Le jugement entrepris sera confirmé en ce qu'il a rejeté la demande de dommages et intérêts pour résistance abusive.

Sur la demande de dommages et intérêts pour procédure abusive

Il résulte de ce qui précède qu'aucun abus de procédure n'est caractérisé à l'encontre de la société Lhéritier.

Le jugement entrepris sera confirmé en ce qu'il a rejeté la demande de dommages et intérêts pour procédure abusive.

Sur les dépens et l'article 700 du code de procédure civile

La société Vedreine succombe à l'instance d'appel. Les dispositions du jugement entrepris relatives aux dépens et aux frais irrépétibles seront confirmées. La société Vedreine supportera les dépens d'appel. Elle sera condamnée à payer à la société Lhéritier une somme supplémentaire de 7.000 euros en application de l'article 700 du code de procédure civile.
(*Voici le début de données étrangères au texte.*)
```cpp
void launch_groupnorm_bwd(int dtype, const void* x, const void* dy, const float* gamma, const float* beta,
                          const float* stats, void* dx, float* scratch, int B, int HW, int C, int G, int silu,
                          int accumulate, hipStream_t st, int have_partials, GnBwdSplit split) {
  DH_ABLATE(2);
  const int S = have_partials > 1 ? have_partials : gn_slices(HW, B);
  const size_t blocks0 = ((size_t)HW * (C / 8) + 255) / 256;
  const int iters = gn_apply_iters(blocks0 * B);
  dim3 g1(S, cdiv(G, GN_GB), B), g2((unsigned)((blocks0 + iters - 1) / iters), B);
  if (dtype == DH_DTYPE_F16) {
    if (!have_partials) hipLaunchKernelGGL((k_gn_partial<f16, true>), g1, dim3(256), 0, st, (const f16*)x, (const f16*)dy, gamma, beta, stats, scratch, HW, C, G, S, silu);
    if (C / G >= 8) hipLaunchKernelGGL((k_gn_bwd_apply<f16, true>), g2, dim3(256), 0, st, (const f16*)x, (const f16*)dy, gamma, beta, stats, scratch, (f16*)dx, HW, C, G, S, silu, accumulate, iters, (f16*)split.out0, (f16*)split.out1, split.split_c);
    else hipLaunchKernelGGL((k_gn_bwd_apply<f16, false>), g2, dim3(256), 0, st, (const f16*)x, (const f16*)dy, gamma, beta, stats, scratch, (f16*)dx, HW, C, G, S, silu, accumulate, iters, (f16*)split.out0, (f16*)split.out1, split.split_c);
  } else {
    if (!have_partials) hipLaunchKernelGGL((k_gn_partial<bf16, true>), g1, dim3(256), 0, st, (const bf16*)x, (const bf16*)dy, gamma, beta, stats, scratch, HW, C, G, S, silu);
    if (C / G >= 8) hipLaunchKernelGGL((k_gn_bwd_apply<bf16, true>), g2, dim3(256), 0, st, (const bf16*)x, (const bf16*)dy, gamma, beta, stats, scratch, (bf16*)dx, HW, C, G, S, silu, accumulate, iters, (bf16*)split.out0, (bf16*)split.out1, split.split_c);
    else hipLaunchKernelGGL((k_gn_bwd_apply<bf16, false>), g2, dim3(256), 0, st, (const bf16*)x, (const bf16*)dy, gamma, beta, stats, scratch, (bf16*)dx, HW, C, G, S, silu, accumulate, iters, (bf16*)split.out0, (bf16*)split.out1, split.split_c);
  }
}

template <class T>
__global__ void __launch_bounds__(256) k_concat_gn(const T* a, int Ca, const T* bsrc, int Cb, T* out, float* part, int HW, int G,
                                                   int S) {
  __shared__ float sm_red[4][2 * GN_GB];
  const int C = Ca + Cb;
  const int s = blockIdx.x, g0 = blockIdx.y * GN_GB, b = blockIdx.z, cpg = div_small(C, rcp_fast(G));
  const int W = GN_GB * cpg, nch = W >> 3;
  const float inv_nch = rcp_fast(nch), inv_S = rcp_fast(S);
  const int RP = div_small((int)blockDim.x, inv_nch);
  const int r0 = div_small(HW * s, inv_S), r1 = div_small(HW * (s + 1), inv_S);
  const int rr = div_small((int)threadIdx.x, inv_nch), ch = threadIdx.x - rr * nch;
  auto load8 = [&](size_t m, int n) {
    return n < Ca ? *reinterpret_cast<const uint4*>(a + m * Ca + n) : *reinterpret_cast<const uint4*>(bsrc + m * Cb + (n - Ca));
  };
  float ga[GN_GB], gq[GN_GB], pg[GN_GB];
#pragma unroll
  for (int gl = 0; gl < GN_GB; ++gl) {
    ga[gl] = 0.f; gq[gl] = 0.f; pg[gl] = 0.f;
    if (g0 + gl < G) {
      const int n = (g0 + gl) * cpg;
// ... 553 lines not shown
```

Before: 38.53 steps/s.

## Defer residual-gradient add into the following GroupNorm backward apply kernel

During the UNet backward pass, a residual-branch gradient that would have been added into a tensor with a separate add kernel is now deferred when the next op touching that tensor is a GroupNorm on it. The GroupNorm backward apply kernel gains a templated extra addend input and folds the residual gradient in while writing dx. This saves one read-modify-write pass over the activation gradient per residual block. The cost is an extra kernel variant, some bookkeeping for pending addends, and a fallback copy when the GroupNorm gradient turns out not to be needed.
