__global__ void __launch_bounds__(256)
k_rank_order(const uint32_t* __restrict__ perm, const uint32_t* __restrict__ key,
             const uint32_t* __restrict__ cell_start, const int32_t* __restrict__ meta,
             uint32_t* __restrict__ order)
{
   const int p = blockIdx.x * blockDim.x + threadIdx.x;
   if (p >= meta[META_N_IN]) return;
   const uint32_t i = perm[p];
   const uint32_t c = key[i];
   const uint32_t s = cell_start[c], e = cell_start[c + 1];
   if (e - s > (uint32_t)RANK_BIG) return;
   uint32_t rank = 0;
   for (uint32_t q0 = s; q0 < e; q0 += 8) {
      uint32_t other[8];
#pragma unroll
      for (int u = 0; u < 8; u++) other[u] = perm[q0 + u < e ? q0 + u : e - 1];
#pragma unroll
      for (int u = 0; u < 8; u++) rank += (q0 + u < e && other[u] < i) ? 1u : 0u;
   }
   order[s + rank] = i;
}

__device__ __forceinline__ void
rank_gather(int p, int block_p0, uint32_t* __restrict__ lds_id, const uint32_t* __restrict__ perm,
            const uint32_t* __restrict__ key, const uint32_t* __restrict__ cell_start,
            const int32_t* __restrict__ meta, int trash, const float4* __restrict__ posm_in,
            const float4* __restrict__ velp_in, float4* __restrict__ posm_out,
            float4* __restrict__ velp_out, uint32_t* __restrict__ remap = nullptr)
{
   const int n_in = (int)cell_start[trash];
   bool active = p < n_in;
   uint32_t i = 0, c = 0, s = 0, e = 0, id = 0;
   float4 v = make_float4(0.f, 0.f, 0.f, 0.f);
   if (active) {
      i = perm[p];
      c = key[i];
      v = velp_in[i];
      id = __float_as_uint(v.w);
   }
   lds_id[threadIdx.x] = id;
   if (active) {
      if (c == (uint32_t)trash) {
         active = false;
      } else {
         s = cell_start[c];
         e = cell_start[c + 1];
         if (e - s > (uint32_t)RANK_BIG) active = false;
      }
   }
   __syncthreads();
   if (!active) return;
   const uint32_t b0 = (uint32_t)block_p0;
   const uint32_t b1 = min(b0 + blockDim.x, (uint32_t)n_in);
   const uint32_t in_lo = max(s, b0), in_hi = min(e, b1);
   uint32_t rank = 0, same = 0;
   for (uint32_t q0 = in_lo; q0 < in_hi; q0 += 4) {
      uint32_t other[4];
#pragma unroll
      for (int u = 0; u < 4; u++) other[u] = lds_id[(q0 + u < in_hi ? q0 + u : in_hi - 1) - b0];
#pragma unroll
      for (int u = 0; u < 4; u++) {
         rank += (q0 + u < in_hi && other[u] < id) ? 1u : 0u;
         same += (q0 + u < in_hi && other[u] == id) ? 1u : 0u;
      }
   }
#pragma unroll
   for (int side = 0; side < 2; side++) {
      const uint32_t lo = side == 0 ? s : in_hi, hi = side == 0 ? in_lo : e;
      for (uint32_t q0 = lo; q0 < hi; q0 += RANK_UNROLL) {
         uint32_t other[RANK_UNROLL];
#pragma unroll
         for (int u = 0; u < RANK_UNROLL; u++) other[u] = perm[q0 + u < hi ? q0 + u : hi - 1];
#pragma unroll
         for (int u = 0; u < RANK_UNROLL; u++) other[u] = __float_as_uint(velp_in[other[u]].w);
#pragma unroll
         for (int u = 0; u < RANK_UNROLL; u++) {
            rank += (q0 + u < hi && other[u] < id) ? 1u : 0u;
            same += (q0 + u < hi && other[u] == id) ? 1u : 0u;
         }
      }
   }
   if (same > 1u) atomicOr(const_cast<int32_t*>(&meta[META_ERRORS]), 16);
   posm_out[s + rank] = posm_in[i];
   velp_out[s + rank] = v;
   if (remap) remap[i] = s + rank;
}
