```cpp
struct ZeldaRewardTab { double w[8]; int lo[8]; int hi[8]; };
struct ObsView {
    uint8_t* out;
    int oh, ow, depth, centered, pad, W, H;
};
struct StepLocal {
    int e0;
    int par, need;
    int refill_done[2];
    int pend[256];
    int late_done[4];
    uint8_t dirty[256];
    uint8_t obs_skip[256];
    uint8_t late[256];
    int n_late;
    ObsView obs_v;
    ZeldaRewardTab zr;
};

__device__ __forceinline__ void async_list_runnable(const DevBufs& B, int gi) {
    if (gi < B.async_nslots && __hip_atomic_load(reinterpret_cast<const int32_t*>(B.async_slots + (size_t)gi * B.async_slot_bytes), __ATOMIC_RELAXED, __HIP_MEMORY_SCOPE_AGENT) == 1)
        B.async_run[atomicAdd(B.async_run_n, 1)] = gi;
}
__device__ __forceinline__ int32_t* wl_counters(const DevBufs& B, int parity, int list) {
    return B.wl_cnt + (size_t)(parity * WL_NLIST + list) * WL_NSHARD * WL_CSTRIDE;
}
#define WL_LOCAL_CAP 512
struct LocalLists { int n[WL_NLIST]; int e0; uint16_t items[WL_NLIST][WL_LOCAL_CAP]; };
__device__ __forceinline__ void wl_push(const DevBufs& B, int parity, int list, int shard, int value) {
    if (B.local) {
        const int i = atomicAdd(&B.local->n[list], 1);
        B.local->items[list][i] = (uint16_t)(value - B.local->e0);
        return;
    }
    const int i = atomicAdd(wl_counters(B, parity, list) + shard * WL_CSTRIDE, 1);
    B.wl_items[list][(size_t)shard * B.wl_cap[list] + i] = value;
}
__device__ __forceinline__ int wl_load_prefix(const DevBufs& B, int parity, int list, int* s_pref) {
    if (threadIdx.x < WL_NSHARD) {
        int v = wl_counters(B, parity, list)[threadIdx.x * WL_CSTRIDE];
        for (int o = 1; o < WL_NSHARD; o <<= 1) {
            const int t = __shfl_up(v, o, 64);
            if ((int)threadIdx.x >= o) v += t;
        }
        s_pref[threadIdx.x + 1] = v;
        if (threadIdx.x == 0) s_pref[0] = 0;
    }
    __syncthreads();
    return s_pref[WL_NSHARD];
}
__device__ __forceinline__ int wl_load_prefix3(const DevBufs& B, int parity, int list_a, int list_b, int list_c, int* s_pref_a,
                                               int* s_pref_b, int* s_pref_c, int* n_b, int* n_c) {
    if (threadIdx.x < 3 * WL_NSHARD) {
        const int t = threadIdx.x & (WL_NSHARD - 1), k = threadIdx.x >> 6;
        const int list = k == 0 ? list_a : (k == 1 ? list_b : list_c);
        int v = list >= 0 ? wl_counters(B, parity, list)[t * WL_CSTRIDE] : 0;
        for (int o = 1; o < WL_NSHARD; o <<= 1) {
            const int u = __shfl_up(v, o, 64);
            if (t >= o) v += u;
        }
        int* sp = k == 0 ? s_pref_a : (k == 1 ? s_pref_b : s_pref_c);
        sp[t + 1] = v;
        if (t == 0) sp[0] = 0;
    }
    __syncthreads();
    *n_b = s_pref_b[WL_NSHARD];
    *n_c = s_pref_c[WL_NSHARD];
    return s_pref_a[WL_NSHARD];
}
__device__ __forceinline__ int wl_get(const DevBufs& B, int list, const int* s_pref, int i) {
    int lo = 0;
#pragma unroll
    for (int step = WL_NSHARD / 2; step > 0; step >>= 1)
        if (s_pref[lo + step] <= i) lo += step;
    return B.wl_items[list][(size_t)lo * B.wl_cap[list] + (i - s_pref[lo])];
}
__device__ __forceinline__ void wl_clear(const DevBufs& B, int parity) {
    for (int i = threadIdx.x; i < WL_NLIST * WL_NSHARD; i += blockDim.x) wl_counters(B, parity, 0)[i * WL_CSTRIDE] = 0;
}

__device__ __forceinline__ void block_append(bool flag, int value, const DevBufs& B, int parity, int list,
                                             int* s_cnt, int* s_base) {
    const int lane = threadIdx.x & 63, w = threadIdx.x >> 6;
    const int shard = blockIdx.x & (WL_NSHARD - 1);
    const uint64_t m = __ballot(flag);
    if (lane == 0) s_cnt[w] = __popcll(m);
    __syncthreads();
    if (threadIdx.x == 0) {
        int tot = s_cnt[0] + s_cnt[1] + s_cnt[2] + s_cnt[3];
        *s_base = tot ? atomicAdd(wl_counters(B, parity, list) + shard * WL_CSTRIDE, tot) : 0;
    }
    __syncthreads();
    if (flag) {
        int off = *s_base;
        for (int i = 0; i < w; i++) off += s_cnt[i];
        off += __popcll(m & ((1ull << lane) - 1ull));
        B.wl_items[list][(size_t)shard * B.wl_cap[list] + off] = value;
    }
}

__device__ __forceinline__ void block_append2(bool flag_a, int value_a, int list_a, bool flag_b, int value_b, int list_b,
                                              const DevBufs& B, int parity, int (*s_cnt)[4], int* s_base) {
    const int lane = threadIdx.x & 63, w = threadIdx.x >> 6;
    const int shard = blockIdx.x & (WL_NSHARD - 1);
    const uint64_t ma = __ballot(flag_a), mb = __ballot(flag_b);
    if (lane == 0) { s_cnt[0][w] = __popcll(ma); s_cnt[1][w] = __popcll(mb); }
    __syncthreads();
    if (threadIdx.x == 0 || threadIdx.x == 64) {
        const int k = threadIdx.x >> 6;
        const int tot = s_cnt[k][0] + s_cnt[k][1] + s_cnt[k][2] + s_cnt[k][3];
        s_base[k] = tot ? atomicAdd(wl_counters(B, parity, k ? list_b : list_a) + shard * WL_CSTRIDE, tot) : 0;
    }
    __syncthreads();
    if (flag_a || flag_b) {
        const int k = flag_a ? 0 : 1;
        const int list = k ? list_b : list_a;
        int off = s_base[k];
        for (int i = 0; i < w; i++) off += s_cnt[k][i];
        off += __popcll((k ? mb : ma) & ((1ull << lane) - 1ull));
        B.wl_items[list][(size_t)shard * B.wl_cap[list] + off] = k ? value_b : value_a;
    }
}

__device__ __forceinline__ void block_append3(int dest, int value, const DevBufs& B, int parity, int (*s_cnt)[4], int* s_base) {
    const int lane = threadIdx.x & 63, w = threadIdx.x >> 6;
    const int shard = blockIdx.x & (WL_NSHARD - 1);
    const uint64_t m0 = __ballot(dest == 0), m1 = __ballot(dest == 1), m2 = __ballot(dest == 2);
    if (lane == 0) { s_cnt[0][w] = __popcll(m0); s_cnt[1][w] = __popcll(m1); s_cnt[2][w] = __popcll(m2); }
    __syncthreads();
    if ((threadIdx.x & 63) == 0 && threadIdx.x < 192) {
        const int k = threadIdx.x >> 6;
        const int list = k == 0 ? WL_CHG : (k == 1 ? WL_INC : WL_RST);
        const int tot = s_cnt[k][0] + s_cnt[k][1] + s_cnt[k][2] + s_cnt[k][3];
        s_base[k] = tot ? atomicAdd(wl_counters(B, parity, list) + shard * WL_CSTRIDE, tot) : 0;
    }
    __syncthreads();
    if (dest >= 0) {
        const int list = dest == 0 ? WL_CHG : (dest == 1 ? WL_INC : WL_RST);
        const uint64_t m = dest == 0 ? m0 : (dest == 1 ? m1 : m2);
        int off = s_base[dest];
        for (int i = 0; i < w; i++) off += s_cnt[dest][i];
        off += __popcll(m & ((1ull << lane) - 1ull));
        B.wl_items[list][(size_t)shard * B.wl_cap[list] + off] = value;
    }
}

__device__ __forceinline__ void block_append_bucketed(bool flag, int bucket, int value, const DevBufs& B, int parity, int list,
                                                      int* s_hist, int* s_gbase, bool flag2 = false, int value2 = 0, int list2 = -1) {
    if (threadIdx.x <= WL_NSHARD) s_hist[threadIdx.x] = 0;
    __syncthreads();
    int rank = 0;
    if (flag) rank = atomicAdd(&s_hist[bucket], 1);
    else if (flag2) rank = atomicAdd(&s_hist[WL_NSHARD], 1);
    __syncthreads();
    const int shard2 = blockIdx.x & (WL_NSHARD - 1);
    if (threadIdx.x < WL_NSHARD) {
        const int c = s_hist[threadIdx.x];
        if (c > 0) s_gbase[threadIdx.x] = atomicAdd(wl_counters(B, parity, list) + threadIdx.x * WL_CSTRIDE, c);
    } else if (threadIdx.x == WL_NSHARD && list2 >= 0) {
        const int c = s_hist[WL_NSHARD];
        if (c > 0) s_gbase[WL_NSHARD] = atomicAdd(wl_counters(B, parity, list2) + shard2 * WL_CSTRIDE, c);
    }
    __syncthreads();
    if (flag) B.wl_items[list][(size_t)bucket * B.wl_cap[list] + s_gbase[bucket] + rank] = value;
    else if (flag2) B.wl_items[list2][(size_t)shard2 * B.wl_cap[list2] + s_gbase[WL_NSHARD] + rank] = value2;
}
__device__ __forceinline__ int difficulty_bucket(const PcgrlParams& P, const int4& s0, const int4& s1, int B_few = WL_WIDE_FEW_REGIONS) {
    if (P.prob == PCGRL_PROB_BINARY && P.group == 64) {
        const int cost = (max(s0.x, 0) + max(s0.y, 0)) / 12;
        const int half = WL_NSHARD / 2;
        return (s0.x <= B_few ? half : 0) + half - 1 - min(cost, half - 1);
    }
    if (P.prob == PCGRL_PROB_BINARY) {
        const int a = min(max(s0.y, 0) / 6, 7), b = min(max(s0.x, 0) / 3, 7);
        return a * 8 + b;
    }
    const int regions = P.prob == PCGRL_PROB_ZELDA ? s1.x : s0.w;
    return min(max(regions, 0), WL_NSHARD - 1);
}

__device__ __forceinline__ void episode_account(const DevBufs& B, int e, double r, bool d) {
    if (!B.ep_return) return;
    double R = B.ep_return[e] + r;
    int L = B.ep_length[e] + 1;
    if (d) { B.last_return[e] = R; B.last_length[e] = L; R = 0.0; L = 0; }
    B.ep_return[e] = R; B.ep_length[e] = L;
}

template <bool AR_ONLY = false>
__device__ __forceinline__ void heat_increment(const DevBufs& B, size_t idx) {
    if (!AR_ONLY && B.heat32) { atomicAdd(reinterpret_cast<uint32_t*>(B.heat) + idx, 1u); return; }
    uint16_t* cell = B.heat + idx;
    const uintptr_t a = reinterpret_cast<uintptr_t>(cell);
    uint32_t* word = reinterpret_cast<uint32_t*>(a & ~(uintptr_t)3);
    if (reinterpret_cast<uintptr_t>(word) + 4 <= reinterpret_cast<uintptr_t>(B.heat_end)) atomicAdd(word, 1u << ((a & 2) * 8));
    else *cell += 1;
}
template <bool AR_ONLY = false>
__device__ __forceinline__ void heat_clear(const DevBufs& B, int e, int cells, int t, int step) {
    const int sh = AR_ONLY ? 0 : B.heat32;
    uint16_t* heat_g = B.heat + ((size_t)e * cells << sh);
    const int n = cells << sh;
    for (int c = t; c < n; c += step) heat_g[c] = 0;
}

__device__ __forceinline__ int clampi(int v, int lo, int hi) { return v < lo ? lo : (v > hi ? hi : v); }
```

include/pcgrl_hip.h:

```cpp
#ifndef PCGRL_HIP_H
#define PCGRL_HIP_H
#include <stddef.h>
#include <stdint.h>

#ifdef __cplusplus
extern "C" {
#endif

#define PCGRL_ABI_VERSION 15
#define PCGRL_OK 0
#define PCGRL_EINVAL (-1)
#define PCGRL_EHIP (-2)
#define PCGRL_ESTATE (-3)
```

Sa demande sur ce point sera rejetée.

PAR CES MOTIFS,

La Cour,

Confirme le jugement entrepris ;

Y ajoutant,

Dit que la condamnation de la société Vedreine et Cie à payer à la société Lhéritier & Fils la somme de 29.127 euros à titre de dommages intérêts au titre de la non-exécution du préavis accordé portera intérêts au taux légal à compter du 25 mai 2021 ;

Dit que les intérêts seront capitalisés dans les conditions de l'article 1343-2 du code civil à compter du 25 mai 2022 ;

Dit que la condamnation de la société Vedreine et Cie à payer à la société Lhéritier & Fils la somme de de 8.359,15 euros au titre d'un solde de factures de transport dues portera intérêts au taux légal à compter du 29 novembre 2019 ;

Dit que les intérêts seront capitalisés dans les conditions de l'article 1343-2 du code civil à compter du 29 novembre 2020 ;

Condamne la société Vedreine et Cie à payer à la société Lhéritier & Fils la somme supplémentaire de 7.000 euros en application de l'article 700 du code de procédure civile ;

Rejette la demande de la société Vedreine et Cie de ce chef ;

Condamne la société Vedreine et Cie aux dépens d'appel.